Look for the word "device" in the entries and copy each line where it appears.

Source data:
━━━━━━━━━━━━━━━━━━━━

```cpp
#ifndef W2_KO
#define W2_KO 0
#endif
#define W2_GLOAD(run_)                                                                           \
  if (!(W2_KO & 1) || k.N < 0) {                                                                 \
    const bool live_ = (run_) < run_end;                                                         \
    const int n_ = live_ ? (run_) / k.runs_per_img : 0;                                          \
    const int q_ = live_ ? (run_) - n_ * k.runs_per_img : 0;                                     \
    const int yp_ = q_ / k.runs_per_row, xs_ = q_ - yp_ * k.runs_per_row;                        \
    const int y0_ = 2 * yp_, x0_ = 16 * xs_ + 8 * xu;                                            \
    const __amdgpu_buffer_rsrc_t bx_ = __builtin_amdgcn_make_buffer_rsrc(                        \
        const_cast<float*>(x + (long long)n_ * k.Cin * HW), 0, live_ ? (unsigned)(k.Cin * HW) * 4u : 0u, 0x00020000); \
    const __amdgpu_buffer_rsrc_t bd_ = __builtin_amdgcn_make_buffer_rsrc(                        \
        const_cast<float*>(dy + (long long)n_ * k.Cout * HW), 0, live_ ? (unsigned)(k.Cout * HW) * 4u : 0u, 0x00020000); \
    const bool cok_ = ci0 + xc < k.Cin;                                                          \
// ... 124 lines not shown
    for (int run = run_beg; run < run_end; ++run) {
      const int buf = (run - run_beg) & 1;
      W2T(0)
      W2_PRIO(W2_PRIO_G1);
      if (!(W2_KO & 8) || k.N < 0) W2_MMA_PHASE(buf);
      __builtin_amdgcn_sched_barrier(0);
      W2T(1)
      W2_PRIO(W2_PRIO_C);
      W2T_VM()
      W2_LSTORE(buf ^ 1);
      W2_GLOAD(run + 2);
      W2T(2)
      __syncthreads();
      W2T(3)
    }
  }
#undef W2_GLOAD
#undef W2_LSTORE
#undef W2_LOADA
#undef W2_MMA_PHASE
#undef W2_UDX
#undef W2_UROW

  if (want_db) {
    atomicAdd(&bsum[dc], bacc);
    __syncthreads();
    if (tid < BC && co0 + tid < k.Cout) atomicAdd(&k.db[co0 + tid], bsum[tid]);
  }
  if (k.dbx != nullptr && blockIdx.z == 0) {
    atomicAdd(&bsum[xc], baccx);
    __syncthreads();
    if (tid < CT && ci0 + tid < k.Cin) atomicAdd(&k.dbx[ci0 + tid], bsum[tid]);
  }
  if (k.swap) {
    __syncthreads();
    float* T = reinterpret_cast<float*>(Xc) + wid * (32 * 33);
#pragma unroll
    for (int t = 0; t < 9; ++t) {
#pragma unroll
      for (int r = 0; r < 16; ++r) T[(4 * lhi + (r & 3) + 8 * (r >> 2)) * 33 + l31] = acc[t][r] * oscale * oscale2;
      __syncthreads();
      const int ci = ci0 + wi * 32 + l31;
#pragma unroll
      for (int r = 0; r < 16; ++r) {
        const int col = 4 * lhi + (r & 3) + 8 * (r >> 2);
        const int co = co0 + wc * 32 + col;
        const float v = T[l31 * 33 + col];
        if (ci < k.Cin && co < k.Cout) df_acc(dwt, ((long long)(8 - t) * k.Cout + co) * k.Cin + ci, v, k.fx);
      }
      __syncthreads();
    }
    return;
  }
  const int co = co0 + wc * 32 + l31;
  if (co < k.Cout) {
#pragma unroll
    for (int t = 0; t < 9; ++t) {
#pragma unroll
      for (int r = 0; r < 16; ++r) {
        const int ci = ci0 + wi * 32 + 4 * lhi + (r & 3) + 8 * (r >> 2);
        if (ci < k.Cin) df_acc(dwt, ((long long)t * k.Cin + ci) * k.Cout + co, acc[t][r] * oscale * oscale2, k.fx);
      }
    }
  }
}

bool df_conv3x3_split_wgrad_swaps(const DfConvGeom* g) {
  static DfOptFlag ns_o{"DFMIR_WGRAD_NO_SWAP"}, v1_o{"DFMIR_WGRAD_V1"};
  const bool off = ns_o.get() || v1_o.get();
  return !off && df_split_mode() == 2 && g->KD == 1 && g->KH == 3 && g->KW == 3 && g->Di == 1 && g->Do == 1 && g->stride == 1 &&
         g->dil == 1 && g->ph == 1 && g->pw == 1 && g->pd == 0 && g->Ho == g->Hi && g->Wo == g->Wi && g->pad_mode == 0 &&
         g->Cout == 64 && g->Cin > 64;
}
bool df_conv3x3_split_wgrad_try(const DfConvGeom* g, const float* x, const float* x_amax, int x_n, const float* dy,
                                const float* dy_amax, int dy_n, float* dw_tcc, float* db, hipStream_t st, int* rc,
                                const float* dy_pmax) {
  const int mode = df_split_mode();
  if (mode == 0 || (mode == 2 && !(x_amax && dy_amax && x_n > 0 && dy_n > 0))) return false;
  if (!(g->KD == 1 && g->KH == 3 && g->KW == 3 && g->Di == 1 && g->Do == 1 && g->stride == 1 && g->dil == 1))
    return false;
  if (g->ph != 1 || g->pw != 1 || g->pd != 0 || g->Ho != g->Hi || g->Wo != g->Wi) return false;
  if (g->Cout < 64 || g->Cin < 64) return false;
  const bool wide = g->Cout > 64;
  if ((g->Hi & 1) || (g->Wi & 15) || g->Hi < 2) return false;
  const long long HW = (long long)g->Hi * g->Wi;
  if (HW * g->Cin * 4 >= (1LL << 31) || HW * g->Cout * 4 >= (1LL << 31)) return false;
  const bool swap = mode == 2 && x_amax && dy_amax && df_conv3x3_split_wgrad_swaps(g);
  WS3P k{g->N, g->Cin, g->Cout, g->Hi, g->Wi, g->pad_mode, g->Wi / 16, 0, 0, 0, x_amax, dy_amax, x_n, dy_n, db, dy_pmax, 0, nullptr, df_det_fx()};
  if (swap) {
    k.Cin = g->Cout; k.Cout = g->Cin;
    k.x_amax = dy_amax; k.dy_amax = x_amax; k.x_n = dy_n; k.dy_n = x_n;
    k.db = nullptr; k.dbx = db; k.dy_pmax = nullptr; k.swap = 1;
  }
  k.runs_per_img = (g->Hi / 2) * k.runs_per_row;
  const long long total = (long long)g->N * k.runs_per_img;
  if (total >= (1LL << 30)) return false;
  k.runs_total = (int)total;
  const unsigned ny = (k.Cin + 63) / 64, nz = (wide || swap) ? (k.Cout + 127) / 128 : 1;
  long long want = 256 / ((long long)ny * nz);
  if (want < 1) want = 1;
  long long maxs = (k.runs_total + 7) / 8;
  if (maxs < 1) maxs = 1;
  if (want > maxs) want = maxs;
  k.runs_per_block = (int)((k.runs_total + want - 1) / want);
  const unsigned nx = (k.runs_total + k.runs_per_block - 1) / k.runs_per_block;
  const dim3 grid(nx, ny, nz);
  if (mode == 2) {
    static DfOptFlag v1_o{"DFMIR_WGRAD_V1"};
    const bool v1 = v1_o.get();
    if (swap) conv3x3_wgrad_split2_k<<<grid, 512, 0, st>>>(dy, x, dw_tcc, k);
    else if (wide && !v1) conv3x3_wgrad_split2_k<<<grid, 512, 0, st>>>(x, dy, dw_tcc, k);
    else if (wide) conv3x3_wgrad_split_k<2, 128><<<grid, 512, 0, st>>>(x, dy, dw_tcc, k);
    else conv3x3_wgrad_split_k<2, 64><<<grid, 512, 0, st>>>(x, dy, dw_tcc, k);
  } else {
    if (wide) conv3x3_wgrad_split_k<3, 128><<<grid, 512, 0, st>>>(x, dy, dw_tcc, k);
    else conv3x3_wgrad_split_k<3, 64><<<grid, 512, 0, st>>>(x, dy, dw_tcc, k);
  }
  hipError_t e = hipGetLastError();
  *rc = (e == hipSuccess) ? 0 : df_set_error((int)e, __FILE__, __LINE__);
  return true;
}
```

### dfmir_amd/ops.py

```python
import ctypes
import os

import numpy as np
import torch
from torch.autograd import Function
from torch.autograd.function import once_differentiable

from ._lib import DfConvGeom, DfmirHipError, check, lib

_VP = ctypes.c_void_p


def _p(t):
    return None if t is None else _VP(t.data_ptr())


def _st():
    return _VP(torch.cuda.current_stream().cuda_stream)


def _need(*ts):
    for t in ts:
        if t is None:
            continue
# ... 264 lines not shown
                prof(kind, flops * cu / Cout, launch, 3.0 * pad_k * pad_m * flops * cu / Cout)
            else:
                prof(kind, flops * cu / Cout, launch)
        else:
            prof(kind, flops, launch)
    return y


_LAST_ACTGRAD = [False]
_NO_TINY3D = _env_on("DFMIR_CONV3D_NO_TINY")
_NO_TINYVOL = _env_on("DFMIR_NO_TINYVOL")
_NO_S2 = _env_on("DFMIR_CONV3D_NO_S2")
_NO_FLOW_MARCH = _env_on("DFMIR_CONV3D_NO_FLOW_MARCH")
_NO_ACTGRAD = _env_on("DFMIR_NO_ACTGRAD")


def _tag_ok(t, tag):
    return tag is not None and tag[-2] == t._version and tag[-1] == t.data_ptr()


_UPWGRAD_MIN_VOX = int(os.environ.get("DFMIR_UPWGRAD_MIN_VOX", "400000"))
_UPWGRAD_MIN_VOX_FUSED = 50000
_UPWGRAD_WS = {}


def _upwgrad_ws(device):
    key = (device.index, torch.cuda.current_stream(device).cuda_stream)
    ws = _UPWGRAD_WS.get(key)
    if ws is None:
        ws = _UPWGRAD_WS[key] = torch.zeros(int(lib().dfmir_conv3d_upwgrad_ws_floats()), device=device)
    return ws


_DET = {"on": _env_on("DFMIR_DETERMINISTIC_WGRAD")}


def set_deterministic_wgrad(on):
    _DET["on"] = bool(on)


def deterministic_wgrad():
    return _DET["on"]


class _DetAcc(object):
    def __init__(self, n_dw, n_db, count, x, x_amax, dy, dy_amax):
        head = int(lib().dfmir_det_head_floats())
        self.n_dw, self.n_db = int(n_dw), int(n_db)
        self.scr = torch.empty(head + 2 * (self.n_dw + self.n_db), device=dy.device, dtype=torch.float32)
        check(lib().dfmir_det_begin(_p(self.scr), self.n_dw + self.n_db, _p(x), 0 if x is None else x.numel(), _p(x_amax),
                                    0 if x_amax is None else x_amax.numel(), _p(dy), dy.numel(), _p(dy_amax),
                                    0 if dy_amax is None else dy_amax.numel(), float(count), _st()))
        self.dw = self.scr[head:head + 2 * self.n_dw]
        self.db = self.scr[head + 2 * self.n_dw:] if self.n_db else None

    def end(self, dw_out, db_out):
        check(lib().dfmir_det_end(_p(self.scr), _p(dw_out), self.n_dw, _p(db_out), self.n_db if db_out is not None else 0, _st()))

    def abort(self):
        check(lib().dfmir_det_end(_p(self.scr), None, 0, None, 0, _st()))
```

━━━━━━━━━━━━━━━━━━━━

RESULT FOR THIS TASK:
def _upwgrad_ws(device):
    key = (device.index, torch.cuda.current_stream(device).cuda_stream)
        ws = _UPWGRAD_WS[key] = torch.zeros(int(lib().dfmir_conv3d_upwgrad_ws_floats()), device=device)
        self.scr = torch.empty(head + 2 * (self.n_dw + self.n_db), device=dy.device, dtype=torch.float32)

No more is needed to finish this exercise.